The Government’s plan to restore Malta’s fiscal health, put forward in the Budget 2022 on Monday, is “ambitious yet achievable,” according to prominent local economist and co-founder of Seed consultancy firm, JP Fabri.
‘Not the be all and end all of Government plans’
Speaking to BusinessNow.mt, Mr Fabri provided his in-depth expert insights on the Budget, which he describes as “not the be all and end all of Government plans,” instead stating that it will work in parallel with a number of other strategies launched in recent months.
These strategies, he pointed out, include the post-COVID recovery plan, an economic vision future-proofing Malta’s economy, the National Employment Policy, as well as the Resilience and Recovery Plan.
“The Budget is therefore there to steer the country’s economy in a future direction by nudging behaviour through incentives or taxes. It is also there to focus on challenges that the country is facing and ultimately to give a detailed picture of Government’s public finances,” he explained.
A ‘green nudge’
Addressing the environmentally-focused elements of the Budget, including but not limited to increased incentives for the purchase of electric vehicles and free public transport for residents, he explained it will “surely” give the economy a “green nudge.”
Aside from the aforementioned greener transport schemes, Mr Fabri points at construction reforms, aiming to shift the focus to renovation and restoration as providing this green nudge.
With regards to its more conventionally economic measures, he says the Budget also presented “various nudges to firms to continue to invest, such as the tax treatment of reinvested profits,” which is a “case in point”.

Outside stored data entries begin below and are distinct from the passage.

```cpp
template <int NT>
__device__ __forceinline__ void cutoff_job(const GroupKArgs& ga, uint32_t ci, char* smem) {
    constexpr int VPT = 4096 / NT;
    const CallDesc& a = ga.call[ci];
    int tid0 = threadIdx.x;
    asm volatile("" : "+v"(tid0));
    const int tid = tid0;
    const uint32_t e = a.expNo ? a.expNo[0] : 0u;
    const uint16_t* pr = a.probes + (size_t)e * kProbes;
    float vj[VPT]; uint16_t prj[VPT];
#pragma unroll
    for (int i = 0; i < VPT; i++) { vj[i] = a.v[tid + NT * i]; prj[i] = pr[tid + NT * i]; }
    [[maybe_unused]] constexpr bool PERSIST = true;
    const unsigned long long tj0 = (GA_TSTAMP(ga) && GA_TRACE(ga)) ? wall_clock64() : 0ull;
    const float cutoff = block_find_cutoff<NT>(vj, prj, a.q, smem + cutoff_table_bytes(NT), reinterpret_cast<uint32_t*>(smem), []() {}, nullptr);
    if (tid == 0 && GA_TSTAMP(ga) && GA_TRACE(ga)) {
        unsigned long long* rec = GA_TSTAMP(ga) + kTraceOff + (size_t)ci * 8u;
        rec[0] = (unsigned long long)ci | ((unsigned long long)blockIdx.x << 32) | (1ull << 63);
        rec[1] = (unsigned long long)__builtin_amdgcn_s_getreg((31 << 11) | 20) | ((unsigned long long)__builtin_amdgcn_s_getreg((31 << 11) | 4) << 32);
        rec[2] = tj0; rec[3] = wall_clock64();
    }
// ... 11 lines not shown
    __shared__ unsigned long long s_next;
#ifdef EFFORT_CUT_FINE
    if (GA_TSTAMP(ga) && blockIdx.x == 0 && threadIdx.x == 0) GA_TSTAMP(ga)[26] = clock64();
#endif
    if constexpr (!PERSIST) {
        const uint32_t* const kw = reinterpret_cast<const uint32_t*>(&ga);
        uint32_t touch[12];
#pragma unroll
        for (int i = 0; i < 12; i++) touch[i] = kw[i * 16];
#pragma unroll
        for (int i = 0; i < 12; i++) asm volatile("" :: "s"(touch[i]));
    }
#ifdef EFFORT_CUT_FINE
#define EFFORT_ESTAMP(i) if (GA_TSTAMP(ga) && blockIdx.x == 0 && threadIdx.x == 0) GA_TSTAMP(ga)[16 + (i)] = clock64();
#else
#define EFFORT_ESTAMP(i)
#endif
    EFFORT_ESTAMP(0)
    const uint32_t staggerSleeps = ga.staggerSleeps;
    if constexpr (PERSIST) {
        if (GA_PERSISTENT(ga) && staggerSleeps && blockIdx.x >= ga.numCU)
            for (uint32_t i = 0; i < staggerSleeps; i++) __builtin_amdgcn_s_sleep(32);
    }
    const uint32_t total = ga.totalItems + GA_CUTJOBS(ga);
    uint32_t cachedCall = 0xFFFFFFFFu; float cachedCutoff = 0.0f;
    const uint32_t x = blockIdx.x & 7u;
    uint32_t dry = 0;
    auto pull = [&]() -> uint32_t {
        uint32_t got = total;
        for (uint32_t tries = 0; tries < 8u && got >= total; tries++) {
            const uint32_t q = (x + tries) & 7u;
            if ((dry >> q) & 1u) continue;
            const uint32_t cand = __hip_atomic_fetch_add(&ga.queue[q * 16u], 1u, __ATOMIC_RELAXED, __HIP_MEMORY_SCOPE_AGENT) * 8u + q;
            if (cand < total) got = cand; else dry |= 1u << q;
            if (GA_ABLATE(ga) & 64u) break;
        }
        return got;
    };
    auto pull_sync = [&]() -> uint32_t {
        if (threadIdx.x == 0) s_item = pull();
        __syncthreads();
        const uint32_t it = __builtin_amdgcn_readfirstlane(s_item);
        __syncthreads();
        return it;
    };
    constexpr bool kPipe = !FUSED && FMT == kFp16;
    const LdsPlan lp = ga.lp;
    uint32_t par = 0;
    bool staged = false;
    uint32_t gen = 0;
    if (threadIdx.x == 0) __hip_atomic_store(&s_next, 0ull, __ATOMIC_RELAXED, __HIP_MEMORY_SCOPE_WORKGROUP);
    uint32_t item = GA_PERSISTENT(ga) ? pull_sync() : blockIdx.x;
    while (item < total) {
        if (item < GA_CUTJOBS(ga)) {
            if (item < ga.count) cutoff_job<64 * W>(ga, item, smem);
            item = GA_PERSISTENT(ga) ? pull_sync() : total;
            continue;
        }
        ItemRef ref;
        EFFORT_ESTAMP(1)
        if (!locate_item(ga, item - GA_CUTJOBS(ga), ref)) {
            item = GA_PERSISTENT(ga) ? pull_sync() : total;
            continue;
        }
        EFFORT_ESTAMP(2)
        gen++;
        bool stagedNext = false;
        auto prefetch = [&]() -> bool {
            if (!GA_PERSISTENT(ga)) return true;
            if (threadIdx.x == 0)
                __hip_atomic_store(&s_next, ((unsigned long long)gen << 32) | (unsigned long long)pull(), __ATOMIC_RELAXED, __HIP_MEMORY_SCOPE_WORKGROUP);
            const unsigned long long nx = __hip_atomic_load(&s_next, __ATOMIC_RELAXED, __HIP_MEMORY_SCOPE_WORKGROUP);
            if (__builtin_amdgcn_readfirstlane((uint32_t)(nx >> 32)) != gen) return false;
            const uint32_t next = __builtin_amdgcn_readfirstlane((uint32_t)nx);
            ItemRef nref;
            if (kPipe && !(GA_ABLATE(ga) & 128u) && next >= GA_CUTJOBS(ga) && next < total && locate_item(ga, next - GA_CUTJOBS(ga), nref)) {
                int tid0 = threadIdx.x;
                asm volatile("" : "+v"(tid0));
                stage_issue<FMT, W, COMPACT>(ga, nref, tid0, smem, lp, par ^ 1u);
                stagedNext = true;
            }
            return true;
        };
        const bool firstOwn = gen == 1u && (GA_ABLATE(ga) & 512u) != 0u;
        mul_item<FMT, E, W, FUSED, COMPACT, PERSIST>(ga, item - GA_CUTJOBS(ga), ref, smem, lp, cachedCall, cachedCutoff, par, staged, firstOwn, prefetch);
        item = GA_PERSISTENT(ga) ? __builtin_amdgcn_readfirstlane((uint32_t)__hip_atomic_load(&s_next, __ATOMIC_RELAXED, __HIP_MEMORY_SCOPE_WORKGROUP)) : total;
        staged = stagedNext;
        par ^= 1u;
    }
    if (GA_PERSISTENT(ga) && threadIdx.x == 0) {
        const uint32_t gone = __hip_atomic_fetch_add(&ga.queue[8 * 16], 1u, __ATOMIC_RELAXED, __HIP_MEMORY_SCOPE_AGENT);
        if (gone == gridDim.x - 1u) {
            for (int i = 0; i <= 8; i++) __hip_atomic_store(&ga.queue[i * 16], 0u, __ATOMIC_RELAXED, __HIP_MEMORY_SCOPE_AGENT);
            for (int i = 0; i < kMaxGroup; i++) __hip_atomic_store(&ga.queue[9 * 16 + i], 0u, __ATOMIC_RELAXED, __HIP_MEMORY_SCOPE_AGENT);
        }
    }
}

template <int FMT, int E, int W, typename F>
static hipError_t each_variant(F&& f) {
    hipError_t err = hipSuccess;
    auto one = [&](auto fu, auto co, auto pe) {
        constexpr bool FU = decltype(fu)::value, CO = decltype(co)::value, PE = decltype(pe)::value;
        if (err == hipSuccess) err = f(&bucket_mul_kernel<FMT, E, W, FU, CO, PE>, FU, CO, PE);
    };
    constexpr std::true_type T{}; constexpr std::false_type N{};
    one(N, N, T); one(T, N, T);
    if constexpr (FMT == kFp16) one(N, T, T);
// ... 101 lines not shown
```

effort_amd/csrc/plan.h:

```cpp
#pragma once
#include "effort_internal.h"

namespace effort {

constexpr int kMaxLaunches = kMaxGroup / kMaxGeoms + 1;
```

He adds that on an individual basis, the Budget supports individuals to participate more in the labour market and to also increase their skillsets.
Indeed, the labour market was a key focus of the Budget, and it included measures including a reduction in tax for part-time workers and an increased in-work benefit which will be paid to working parents who have children under the age of 23.
Economic niches & fostering investment
Mr Fabri also draws attention to the supporting of a general direction towards new economic niche sectors with their focus on the green and blue economy, as well as a focus on start-ups through the creation of a start-up residency permit.
With this permit the Government, in a bid to attract start-ups to Malta, will be offering a dedicated visa and will work with Community Malta to develop the programme and attract non-EU entrepreneurs.
Despite the scope of the Budget, which also includes the supporting of industrial investment through improving business infrastructures, some of the other strategies launched by the Government for public consultation, such as the Future-Proof focus more on the need to strengthen traditional sectors while diversifying into new sectors, says Mr Fabri.
Additionally, the Budget is complimented by the National Employment Policy, which presents a medium-term vision of how to truly support and transform the labour market, according to Mr Fabri.
He also identifies a number of challenges that persist, including regarding education, tax, and public financing.
“On a structural level, educational outcomes remain a key concern and challenge and I would have liked the Budget to start steering the country towards a rethink of its educational system and structure which is more future-proof and industry ready.”
Mr Fabri then turns to corporate tax, and, alluding to Malta’s recent agreement to a proposed international treaty requiring a minimum corporate tax rate of 15 per cent (international corporations in Malta currently benefit from an effective five per cent rate), says it remains a concern.
On this he adds: “I believe that Malta needs to have an open and mature discussion on revamping the system which will not only remain attractive for international companies but will stimulate Maltese led investment too.”
‘Ambitious yet achievable’
Another key element of the Budget was that it was “social at heart,” he says, explaining that the Government is using it to address issues, especially for vulnerable cohorts.
Malta’s public finances were severely damaged during the pandemic, with the country’s annual deficit spiralling to 11.1 per cent of GDP, and Mr Fabri insists that “restoring public finance sustainability is critical.”
“Although the deficit did increase significantly, it has supported the stabilisation of the economy post-COVID and the support was of a temporary, targeted, and timely nature.”
Debt, Mr Fabri says, “remains manageable when seen as a percentage of GDP,” and servicing this debt “is also favourable,” while the world economy remains a low-interest environment.
The restoration of fiscal health is also dependent on economic activity generated and although the recovery remains fragile, the domestic-focused economy will remain key, the economist suggests.
Here, Mr Fabri diverges from the view put forward by another seasoned economist Philip von Brockdorff, who emphasised the impact of international economic problems on Malta’s recovery – saying that “particularly because of an increase in energy prices and supply chain problems,” he expects Malta’s economy to grow by five, not six per cent in 2022.
Mr Fabri on the other hand, argues that “the mix of private and public investment together with an increase in domestic demand, supported by pent up savings should support economic momentum.”
“The target remains ambitious yet achievable,” he adds.
Looking to the future, Mr Fabri posits that the focus now needs to turn towards the implementation of the budget.
“This will truly translate these measures into tangible economic activity. The direction this Budget sets is clear, a more equal society, a resilient workforce, an enabled private sector and a greener economy,” he concludes.